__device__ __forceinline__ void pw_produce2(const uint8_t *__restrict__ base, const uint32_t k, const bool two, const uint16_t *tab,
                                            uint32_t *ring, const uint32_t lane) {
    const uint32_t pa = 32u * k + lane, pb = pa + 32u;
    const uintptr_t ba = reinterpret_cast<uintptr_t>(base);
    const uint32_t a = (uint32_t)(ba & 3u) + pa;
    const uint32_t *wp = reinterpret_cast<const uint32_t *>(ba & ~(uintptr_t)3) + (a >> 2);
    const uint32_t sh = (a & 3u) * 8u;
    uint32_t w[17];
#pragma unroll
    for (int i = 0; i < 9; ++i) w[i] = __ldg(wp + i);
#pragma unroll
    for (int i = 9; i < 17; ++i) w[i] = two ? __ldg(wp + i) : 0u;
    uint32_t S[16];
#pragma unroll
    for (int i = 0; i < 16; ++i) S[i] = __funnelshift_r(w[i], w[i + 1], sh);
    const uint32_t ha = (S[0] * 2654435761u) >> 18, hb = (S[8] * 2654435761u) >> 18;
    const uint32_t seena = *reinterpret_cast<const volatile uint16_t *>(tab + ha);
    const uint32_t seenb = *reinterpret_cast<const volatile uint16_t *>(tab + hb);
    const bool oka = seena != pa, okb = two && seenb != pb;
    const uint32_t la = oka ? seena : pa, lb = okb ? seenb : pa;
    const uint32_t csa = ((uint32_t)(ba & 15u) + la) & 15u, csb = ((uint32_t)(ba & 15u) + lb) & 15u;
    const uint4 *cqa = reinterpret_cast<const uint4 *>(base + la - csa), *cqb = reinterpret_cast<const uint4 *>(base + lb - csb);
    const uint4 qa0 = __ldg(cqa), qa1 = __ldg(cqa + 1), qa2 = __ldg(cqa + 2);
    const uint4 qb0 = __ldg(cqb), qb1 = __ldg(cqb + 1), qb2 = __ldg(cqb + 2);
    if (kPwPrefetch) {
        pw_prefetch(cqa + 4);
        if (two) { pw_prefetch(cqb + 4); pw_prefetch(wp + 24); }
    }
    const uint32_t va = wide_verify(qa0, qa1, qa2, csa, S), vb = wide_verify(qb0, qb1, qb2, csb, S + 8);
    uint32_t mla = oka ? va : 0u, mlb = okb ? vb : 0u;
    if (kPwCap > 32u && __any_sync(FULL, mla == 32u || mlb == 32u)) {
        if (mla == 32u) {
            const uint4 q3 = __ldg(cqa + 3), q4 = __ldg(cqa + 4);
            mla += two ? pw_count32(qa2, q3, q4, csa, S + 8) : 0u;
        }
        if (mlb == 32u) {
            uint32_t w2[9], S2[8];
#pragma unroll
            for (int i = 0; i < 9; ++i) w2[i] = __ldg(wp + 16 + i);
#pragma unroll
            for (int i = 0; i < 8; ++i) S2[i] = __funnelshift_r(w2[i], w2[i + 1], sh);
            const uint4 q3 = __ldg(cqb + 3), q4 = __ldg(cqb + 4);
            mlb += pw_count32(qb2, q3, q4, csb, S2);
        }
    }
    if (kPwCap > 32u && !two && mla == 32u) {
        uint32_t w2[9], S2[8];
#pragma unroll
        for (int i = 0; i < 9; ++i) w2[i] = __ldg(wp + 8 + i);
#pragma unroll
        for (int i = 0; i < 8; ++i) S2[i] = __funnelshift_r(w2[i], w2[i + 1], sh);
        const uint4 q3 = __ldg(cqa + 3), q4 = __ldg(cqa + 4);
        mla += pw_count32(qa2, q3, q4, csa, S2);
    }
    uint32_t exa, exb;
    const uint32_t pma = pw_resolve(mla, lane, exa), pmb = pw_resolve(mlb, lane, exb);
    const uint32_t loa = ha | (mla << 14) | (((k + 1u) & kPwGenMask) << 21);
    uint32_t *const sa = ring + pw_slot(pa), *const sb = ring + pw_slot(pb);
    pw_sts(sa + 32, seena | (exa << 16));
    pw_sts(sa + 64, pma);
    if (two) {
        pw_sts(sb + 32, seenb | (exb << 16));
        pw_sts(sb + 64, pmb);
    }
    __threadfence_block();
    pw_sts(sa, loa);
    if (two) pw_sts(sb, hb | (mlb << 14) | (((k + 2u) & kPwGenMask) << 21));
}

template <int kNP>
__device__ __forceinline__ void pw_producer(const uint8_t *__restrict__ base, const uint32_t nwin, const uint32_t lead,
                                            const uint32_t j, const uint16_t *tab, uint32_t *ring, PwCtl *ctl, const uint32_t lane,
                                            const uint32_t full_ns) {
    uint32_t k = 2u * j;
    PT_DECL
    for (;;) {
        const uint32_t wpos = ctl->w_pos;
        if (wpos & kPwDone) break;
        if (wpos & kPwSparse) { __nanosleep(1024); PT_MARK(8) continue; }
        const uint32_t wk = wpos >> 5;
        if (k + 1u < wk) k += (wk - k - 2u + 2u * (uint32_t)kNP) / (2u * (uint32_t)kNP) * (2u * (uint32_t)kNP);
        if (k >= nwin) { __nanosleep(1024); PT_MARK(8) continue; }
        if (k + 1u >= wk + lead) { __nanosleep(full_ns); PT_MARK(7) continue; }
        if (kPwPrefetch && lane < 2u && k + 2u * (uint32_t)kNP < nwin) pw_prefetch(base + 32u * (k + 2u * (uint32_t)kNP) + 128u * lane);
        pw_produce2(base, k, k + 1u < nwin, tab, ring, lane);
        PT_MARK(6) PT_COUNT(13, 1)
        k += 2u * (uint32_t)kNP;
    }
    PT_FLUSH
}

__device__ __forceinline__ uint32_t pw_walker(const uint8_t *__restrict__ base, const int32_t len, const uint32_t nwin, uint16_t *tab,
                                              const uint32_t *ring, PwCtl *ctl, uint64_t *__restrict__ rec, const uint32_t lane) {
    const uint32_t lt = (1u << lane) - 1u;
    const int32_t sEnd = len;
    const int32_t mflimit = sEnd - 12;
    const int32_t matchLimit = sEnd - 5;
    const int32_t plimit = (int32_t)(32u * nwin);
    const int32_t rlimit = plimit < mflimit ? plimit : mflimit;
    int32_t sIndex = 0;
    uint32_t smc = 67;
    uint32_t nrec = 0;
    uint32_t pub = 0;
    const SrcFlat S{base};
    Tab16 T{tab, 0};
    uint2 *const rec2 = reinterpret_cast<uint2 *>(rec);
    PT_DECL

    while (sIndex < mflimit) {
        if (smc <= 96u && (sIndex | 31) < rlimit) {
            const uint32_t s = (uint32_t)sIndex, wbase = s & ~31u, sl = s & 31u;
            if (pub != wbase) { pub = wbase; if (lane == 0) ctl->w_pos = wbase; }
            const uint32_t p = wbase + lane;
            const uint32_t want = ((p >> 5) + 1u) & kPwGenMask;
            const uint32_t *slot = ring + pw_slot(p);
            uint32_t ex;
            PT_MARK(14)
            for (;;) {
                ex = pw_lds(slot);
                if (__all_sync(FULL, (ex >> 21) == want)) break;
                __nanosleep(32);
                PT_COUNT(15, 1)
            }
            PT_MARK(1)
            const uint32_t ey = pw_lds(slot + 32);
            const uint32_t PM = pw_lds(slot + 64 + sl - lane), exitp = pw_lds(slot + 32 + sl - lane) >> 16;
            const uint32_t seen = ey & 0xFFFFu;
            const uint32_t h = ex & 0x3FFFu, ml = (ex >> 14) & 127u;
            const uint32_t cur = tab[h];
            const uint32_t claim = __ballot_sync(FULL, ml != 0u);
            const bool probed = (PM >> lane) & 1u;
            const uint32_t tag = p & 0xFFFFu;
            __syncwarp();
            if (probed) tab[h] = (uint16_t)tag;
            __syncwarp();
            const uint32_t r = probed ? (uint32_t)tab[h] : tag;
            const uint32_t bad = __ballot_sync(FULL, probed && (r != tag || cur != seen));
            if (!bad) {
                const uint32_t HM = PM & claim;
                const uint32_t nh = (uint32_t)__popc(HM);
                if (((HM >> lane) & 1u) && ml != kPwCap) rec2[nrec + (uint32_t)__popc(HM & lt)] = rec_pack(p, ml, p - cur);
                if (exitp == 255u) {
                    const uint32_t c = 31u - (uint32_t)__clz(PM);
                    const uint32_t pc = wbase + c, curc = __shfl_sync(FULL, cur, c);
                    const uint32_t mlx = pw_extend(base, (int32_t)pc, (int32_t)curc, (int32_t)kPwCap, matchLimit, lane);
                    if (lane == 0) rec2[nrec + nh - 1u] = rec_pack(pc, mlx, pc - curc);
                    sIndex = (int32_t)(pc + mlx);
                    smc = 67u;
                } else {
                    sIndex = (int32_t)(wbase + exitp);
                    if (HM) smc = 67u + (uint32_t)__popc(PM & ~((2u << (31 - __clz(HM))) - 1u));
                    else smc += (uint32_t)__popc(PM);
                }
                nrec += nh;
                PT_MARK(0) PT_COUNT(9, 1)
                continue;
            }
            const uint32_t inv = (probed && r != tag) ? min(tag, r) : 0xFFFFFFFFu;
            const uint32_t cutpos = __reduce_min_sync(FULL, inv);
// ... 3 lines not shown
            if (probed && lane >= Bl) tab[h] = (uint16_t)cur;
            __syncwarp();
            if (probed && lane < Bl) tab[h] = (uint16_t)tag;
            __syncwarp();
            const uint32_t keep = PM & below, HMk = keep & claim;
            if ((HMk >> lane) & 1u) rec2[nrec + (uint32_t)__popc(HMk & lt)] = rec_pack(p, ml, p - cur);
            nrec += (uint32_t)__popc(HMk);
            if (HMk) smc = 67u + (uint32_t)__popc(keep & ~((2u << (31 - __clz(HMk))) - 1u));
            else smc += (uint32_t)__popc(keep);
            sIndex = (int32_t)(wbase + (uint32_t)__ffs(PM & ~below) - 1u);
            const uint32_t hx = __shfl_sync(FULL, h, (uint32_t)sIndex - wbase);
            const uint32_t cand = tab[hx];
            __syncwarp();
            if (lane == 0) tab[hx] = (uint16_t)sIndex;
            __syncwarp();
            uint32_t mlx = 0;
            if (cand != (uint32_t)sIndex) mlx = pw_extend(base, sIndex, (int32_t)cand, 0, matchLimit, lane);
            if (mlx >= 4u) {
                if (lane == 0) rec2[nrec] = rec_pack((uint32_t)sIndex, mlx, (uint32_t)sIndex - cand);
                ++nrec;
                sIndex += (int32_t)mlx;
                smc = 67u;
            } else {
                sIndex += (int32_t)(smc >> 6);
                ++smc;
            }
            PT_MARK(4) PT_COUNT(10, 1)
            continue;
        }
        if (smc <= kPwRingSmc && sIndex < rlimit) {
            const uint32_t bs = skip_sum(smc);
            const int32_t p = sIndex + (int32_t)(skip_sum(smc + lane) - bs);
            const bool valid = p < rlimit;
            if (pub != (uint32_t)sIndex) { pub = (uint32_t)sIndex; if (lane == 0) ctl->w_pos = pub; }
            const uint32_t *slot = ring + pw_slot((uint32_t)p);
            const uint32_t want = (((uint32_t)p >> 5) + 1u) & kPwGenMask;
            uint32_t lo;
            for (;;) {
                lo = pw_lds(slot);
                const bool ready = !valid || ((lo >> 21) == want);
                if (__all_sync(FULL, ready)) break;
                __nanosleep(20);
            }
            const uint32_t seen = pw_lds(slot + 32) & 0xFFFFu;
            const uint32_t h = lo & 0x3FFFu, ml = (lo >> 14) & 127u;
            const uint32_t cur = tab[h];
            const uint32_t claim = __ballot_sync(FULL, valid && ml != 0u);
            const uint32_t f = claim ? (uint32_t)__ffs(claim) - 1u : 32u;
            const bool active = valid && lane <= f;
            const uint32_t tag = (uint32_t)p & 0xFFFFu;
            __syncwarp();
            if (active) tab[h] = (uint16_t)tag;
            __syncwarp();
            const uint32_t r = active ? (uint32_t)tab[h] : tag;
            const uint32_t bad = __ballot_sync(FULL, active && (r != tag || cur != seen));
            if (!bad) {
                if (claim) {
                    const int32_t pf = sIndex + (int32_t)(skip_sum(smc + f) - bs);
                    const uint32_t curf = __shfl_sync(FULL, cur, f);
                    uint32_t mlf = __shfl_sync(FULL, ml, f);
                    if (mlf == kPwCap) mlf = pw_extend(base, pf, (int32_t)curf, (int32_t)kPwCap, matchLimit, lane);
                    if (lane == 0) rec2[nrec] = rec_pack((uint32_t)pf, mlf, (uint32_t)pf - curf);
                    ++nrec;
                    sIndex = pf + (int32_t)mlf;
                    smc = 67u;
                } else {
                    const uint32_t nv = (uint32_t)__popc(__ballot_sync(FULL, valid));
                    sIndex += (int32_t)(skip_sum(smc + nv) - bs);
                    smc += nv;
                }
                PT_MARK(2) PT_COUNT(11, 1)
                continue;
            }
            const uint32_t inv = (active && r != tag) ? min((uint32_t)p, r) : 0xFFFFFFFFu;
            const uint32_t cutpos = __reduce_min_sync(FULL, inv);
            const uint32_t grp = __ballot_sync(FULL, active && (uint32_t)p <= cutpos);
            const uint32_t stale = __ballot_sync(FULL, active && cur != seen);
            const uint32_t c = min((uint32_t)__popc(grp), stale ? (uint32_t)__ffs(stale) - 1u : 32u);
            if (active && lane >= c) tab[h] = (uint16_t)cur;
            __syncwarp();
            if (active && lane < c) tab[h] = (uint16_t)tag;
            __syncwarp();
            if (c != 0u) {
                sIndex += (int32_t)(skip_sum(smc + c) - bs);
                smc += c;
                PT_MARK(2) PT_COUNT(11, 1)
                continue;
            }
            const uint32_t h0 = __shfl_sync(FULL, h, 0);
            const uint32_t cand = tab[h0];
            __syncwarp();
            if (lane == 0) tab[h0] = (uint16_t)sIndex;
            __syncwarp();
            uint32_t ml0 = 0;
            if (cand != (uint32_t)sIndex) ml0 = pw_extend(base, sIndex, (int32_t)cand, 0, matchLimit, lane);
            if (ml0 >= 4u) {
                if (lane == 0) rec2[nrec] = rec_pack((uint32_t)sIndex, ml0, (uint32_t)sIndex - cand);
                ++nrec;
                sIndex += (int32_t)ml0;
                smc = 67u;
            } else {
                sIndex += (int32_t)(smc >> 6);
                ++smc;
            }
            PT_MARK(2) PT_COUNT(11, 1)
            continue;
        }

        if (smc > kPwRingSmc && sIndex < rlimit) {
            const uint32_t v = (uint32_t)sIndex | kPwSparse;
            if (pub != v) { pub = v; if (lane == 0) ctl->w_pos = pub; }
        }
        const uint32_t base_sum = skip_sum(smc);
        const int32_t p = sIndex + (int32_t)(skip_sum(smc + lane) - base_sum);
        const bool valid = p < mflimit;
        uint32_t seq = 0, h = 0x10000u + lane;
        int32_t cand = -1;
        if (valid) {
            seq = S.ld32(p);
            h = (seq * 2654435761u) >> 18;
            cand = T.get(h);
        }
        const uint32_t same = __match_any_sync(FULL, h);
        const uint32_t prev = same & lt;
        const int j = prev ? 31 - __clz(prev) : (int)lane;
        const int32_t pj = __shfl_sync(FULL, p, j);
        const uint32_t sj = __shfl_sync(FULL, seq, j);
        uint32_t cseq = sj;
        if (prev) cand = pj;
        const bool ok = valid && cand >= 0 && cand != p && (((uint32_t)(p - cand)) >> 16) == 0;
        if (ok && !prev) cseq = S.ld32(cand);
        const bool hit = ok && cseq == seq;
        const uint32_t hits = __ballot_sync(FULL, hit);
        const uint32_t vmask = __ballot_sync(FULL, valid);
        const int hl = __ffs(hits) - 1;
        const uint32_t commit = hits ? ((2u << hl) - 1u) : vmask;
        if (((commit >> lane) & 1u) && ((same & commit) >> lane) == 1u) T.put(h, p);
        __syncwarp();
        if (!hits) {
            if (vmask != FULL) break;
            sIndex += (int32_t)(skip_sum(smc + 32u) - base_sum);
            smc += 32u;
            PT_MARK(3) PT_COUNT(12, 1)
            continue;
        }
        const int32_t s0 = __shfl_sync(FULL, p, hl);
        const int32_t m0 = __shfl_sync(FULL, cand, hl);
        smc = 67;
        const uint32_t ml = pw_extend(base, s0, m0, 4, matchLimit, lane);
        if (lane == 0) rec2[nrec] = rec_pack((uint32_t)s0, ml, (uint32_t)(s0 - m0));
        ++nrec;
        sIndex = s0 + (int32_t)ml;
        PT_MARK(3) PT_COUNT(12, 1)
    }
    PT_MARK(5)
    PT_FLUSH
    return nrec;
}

* * *

> **What you have to do**: Every line from the line containing "const uint32_t pma" through the line containing "if (wpos & kPwDone) break;" in the records above must be retyped exactly. Leave out the rest.

> **Written answer**:
    const uint32_t pma = pw_resolve(mla, lane, exa), pmb = pw_resolve(mlb, lane, exb);
    const uint32_t loa = ha | (mla << 14) | (((k + 1u) & kPwGenMask) << 21);
    uint32_t *const sa = ring + pw_slot(pa), *const sb = ring + pw_slot(pb);
    pw_sts(sa + 32, seena | (exa << 16));
    pw_sts(sa + 64, pma);
    if (two) {
        pw_sts(sb + 32, seenb | (exb << 16));
        pw_sts(sb + 64, pmb);
    }
    __threadfence_block();
    pw_sts(sa, loa);
    if (two) pw_sts(sb, hb | (mlb << 14) | (((k + 2u) & kPwGenMask) << 21));
}

template <int kNP>
__device__ __forceinline__ void pw_producer(const uint8_t *__restrict__ base, const uint32_t nwin, const uint32_t lead,
                                            const uint32_t j, const uint16_t *tab, uint32_t *ring, PwCtl *ctl, const uint32_t lane,
                                            const uint32_t full_ns) {
    uint32_t k = 2u * j;
    PT_DECL
    for (;;) {
        const uint32_t wpos = ctl->w_pos;
        if (wpos & kPwDone) break;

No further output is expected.